* **PROBLEM DETAILS**: Nothing but the lines from the top of the following entries through the line with "const int col" should be printed, exactly as they are.

━━ INPUT ━━

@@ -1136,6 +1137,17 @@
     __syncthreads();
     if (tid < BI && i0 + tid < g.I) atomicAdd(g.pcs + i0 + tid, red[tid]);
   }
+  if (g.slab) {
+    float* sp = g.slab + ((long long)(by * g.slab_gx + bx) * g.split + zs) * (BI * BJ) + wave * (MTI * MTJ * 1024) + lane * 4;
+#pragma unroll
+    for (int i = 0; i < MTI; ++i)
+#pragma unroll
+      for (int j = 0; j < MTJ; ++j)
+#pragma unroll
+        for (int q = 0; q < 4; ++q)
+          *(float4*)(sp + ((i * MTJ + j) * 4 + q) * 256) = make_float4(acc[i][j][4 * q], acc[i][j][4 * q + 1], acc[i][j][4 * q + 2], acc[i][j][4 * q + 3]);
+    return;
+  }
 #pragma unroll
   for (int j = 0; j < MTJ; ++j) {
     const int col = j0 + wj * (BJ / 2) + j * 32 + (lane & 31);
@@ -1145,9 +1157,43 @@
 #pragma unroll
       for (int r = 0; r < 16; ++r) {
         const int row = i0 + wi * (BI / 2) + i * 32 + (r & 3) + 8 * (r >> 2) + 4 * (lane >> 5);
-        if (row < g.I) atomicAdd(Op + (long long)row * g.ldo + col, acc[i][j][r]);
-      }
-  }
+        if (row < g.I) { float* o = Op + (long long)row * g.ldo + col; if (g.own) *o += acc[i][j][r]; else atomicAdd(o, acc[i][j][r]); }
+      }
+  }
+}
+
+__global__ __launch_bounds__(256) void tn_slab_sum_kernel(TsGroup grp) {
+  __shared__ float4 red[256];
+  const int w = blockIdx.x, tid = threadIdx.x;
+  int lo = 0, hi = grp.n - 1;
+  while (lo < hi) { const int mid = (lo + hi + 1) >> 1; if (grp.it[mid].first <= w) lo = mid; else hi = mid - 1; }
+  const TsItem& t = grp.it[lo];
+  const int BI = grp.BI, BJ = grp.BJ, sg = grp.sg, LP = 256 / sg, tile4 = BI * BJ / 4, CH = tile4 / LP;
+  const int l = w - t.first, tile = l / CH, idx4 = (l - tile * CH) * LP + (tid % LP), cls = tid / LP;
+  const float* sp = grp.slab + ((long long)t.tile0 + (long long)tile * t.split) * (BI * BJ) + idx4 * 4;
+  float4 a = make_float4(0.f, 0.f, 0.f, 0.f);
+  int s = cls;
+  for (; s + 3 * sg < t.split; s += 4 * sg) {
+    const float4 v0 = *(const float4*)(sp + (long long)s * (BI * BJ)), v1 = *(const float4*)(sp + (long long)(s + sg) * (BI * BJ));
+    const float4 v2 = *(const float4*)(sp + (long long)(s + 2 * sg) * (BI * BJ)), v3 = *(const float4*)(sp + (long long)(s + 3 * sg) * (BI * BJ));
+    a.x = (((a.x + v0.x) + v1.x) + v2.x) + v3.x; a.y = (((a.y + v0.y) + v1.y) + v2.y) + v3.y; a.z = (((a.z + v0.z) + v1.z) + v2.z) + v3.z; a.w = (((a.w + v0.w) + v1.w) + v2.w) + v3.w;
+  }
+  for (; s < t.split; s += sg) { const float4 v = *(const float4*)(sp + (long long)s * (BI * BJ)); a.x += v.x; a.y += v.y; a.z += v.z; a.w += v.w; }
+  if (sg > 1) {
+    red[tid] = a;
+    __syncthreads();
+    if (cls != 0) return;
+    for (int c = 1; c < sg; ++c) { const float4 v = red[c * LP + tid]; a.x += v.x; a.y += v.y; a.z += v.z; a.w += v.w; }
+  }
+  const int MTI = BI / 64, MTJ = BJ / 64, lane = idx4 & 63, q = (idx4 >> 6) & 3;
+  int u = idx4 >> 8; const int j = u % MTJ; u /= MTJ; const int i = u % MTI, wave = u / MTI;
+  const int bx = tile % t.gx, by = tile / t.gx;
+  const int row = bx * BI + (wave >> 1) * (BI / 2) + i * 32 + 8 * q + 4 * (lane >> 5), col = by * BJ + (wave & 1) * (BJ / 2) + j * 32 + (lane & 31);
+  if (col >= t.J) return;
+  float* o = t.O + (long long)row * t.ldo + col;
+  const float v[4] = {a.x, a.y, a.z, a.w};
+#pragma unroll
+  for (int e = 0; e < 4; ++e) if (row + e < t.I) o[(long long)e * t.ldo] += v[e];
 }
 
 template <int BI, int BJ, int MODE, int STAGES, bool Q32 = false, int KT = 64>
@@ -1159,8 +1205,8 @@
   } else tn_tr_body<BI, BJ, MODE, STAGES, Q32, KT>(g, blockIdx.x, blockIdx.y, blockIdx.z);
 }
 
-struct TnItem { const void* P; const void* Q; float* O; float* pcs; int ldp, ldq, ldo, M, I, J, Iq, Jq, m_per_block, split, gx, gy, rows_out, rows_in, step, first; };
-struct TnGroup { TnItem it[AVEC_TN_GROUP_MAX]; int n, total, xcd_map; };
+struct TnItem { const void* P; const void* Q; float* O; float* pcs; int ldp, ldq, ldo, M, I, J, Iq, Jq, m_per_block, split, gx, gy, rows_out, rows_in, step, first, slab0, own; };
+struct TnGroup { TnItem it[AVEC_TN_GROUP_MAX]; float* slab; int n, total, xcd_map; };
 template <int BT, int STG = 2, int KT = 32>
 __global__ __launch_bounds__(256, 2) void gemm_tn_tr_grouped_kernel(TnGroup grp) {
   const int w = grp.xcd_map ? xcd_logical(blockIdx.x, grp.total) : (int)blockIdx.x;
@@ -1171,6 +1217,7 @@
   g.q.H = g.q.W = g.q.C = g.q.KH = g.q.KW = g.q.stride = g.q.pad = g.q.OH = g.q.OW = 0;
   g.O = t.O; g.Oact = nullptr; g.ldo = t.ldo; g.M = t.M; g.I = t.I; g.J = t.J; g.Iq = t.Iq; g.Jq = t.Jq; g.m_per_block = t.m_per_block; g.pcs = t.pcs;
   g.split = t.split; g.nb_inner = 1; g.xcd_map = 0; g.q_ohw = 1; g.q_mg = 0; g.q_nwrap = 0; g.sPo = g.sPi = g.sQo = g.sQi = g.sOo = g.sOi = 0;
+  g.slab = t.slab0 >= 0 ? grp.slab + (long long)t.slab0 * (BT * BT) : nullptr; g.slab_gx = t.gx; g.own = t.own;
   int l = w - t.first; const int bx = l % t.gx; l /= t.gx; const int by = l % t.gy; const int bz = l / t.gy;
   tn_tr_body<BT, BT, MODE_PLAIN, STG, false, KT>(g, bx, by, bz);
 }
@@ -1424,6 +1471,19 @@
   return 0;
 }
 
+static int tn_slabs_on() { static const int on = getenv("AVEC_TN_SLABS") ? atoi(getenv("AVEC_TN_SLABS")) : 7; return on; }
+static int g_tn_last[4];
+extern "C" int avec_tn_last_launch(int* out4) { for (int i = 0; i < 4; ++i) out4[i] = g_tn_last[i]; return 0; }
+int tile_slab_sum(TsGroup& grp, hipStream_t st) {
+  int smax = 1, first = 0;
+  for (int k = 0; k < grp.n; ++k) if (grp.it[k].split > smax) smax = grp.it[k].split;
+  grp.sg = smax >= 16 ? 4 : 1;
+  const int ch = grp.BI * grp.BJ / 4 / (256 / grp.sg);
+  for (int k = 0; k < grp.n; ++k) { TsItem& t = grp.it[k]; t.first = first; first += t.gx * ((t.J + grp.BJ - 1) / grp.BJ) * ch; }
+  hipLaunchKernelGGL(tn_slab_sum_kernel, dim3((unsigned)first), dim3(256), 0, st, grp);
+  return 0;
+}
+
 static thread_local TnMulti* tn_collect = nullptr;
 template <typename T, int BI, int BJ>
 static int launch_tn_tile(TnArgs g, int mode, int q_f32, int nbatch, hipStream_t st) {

━━━

* **FINISHED EXERCISE**:
@@ -1136,6 +1137,17 @@
     __syncthreads();
     if (tid < BI && i0 + tid < g.I) atomicAdd(g.pcs + i0 + tid, red[tid]);
   }
+  if (g.slab) {
+    float* sp = g.slab + ((long long)(by * g.slab_gx + bx) * g.split + zs) * (BI * BJ) + wave * (MTI * MTJ * 1024) + lane * 4;
+#pragma unroll
+    for (int i = 0; i < MTI; ++i)
+#pragma unroll
+      for (int j = 0; j < MTJ; ++j)
+#pragma unroll
+        for (int q = 0; q < 4; ++q)
+          *(float4*)(sp + ((i * MTJ + j) * 4 + q) * 256) = make_float4(acc[i][j][4 * q], acc[i][j][4 * q + 1], acc[i][j][4 * q + 2], acc[i][j][4 * q + 3]);
+    return;
+  }
 #pragma unroll
   for (int j = 0; j < MTJ; ++j) {
     const int col = j0 + wj * (BJ / 2) + j * 32 + (lane & 31);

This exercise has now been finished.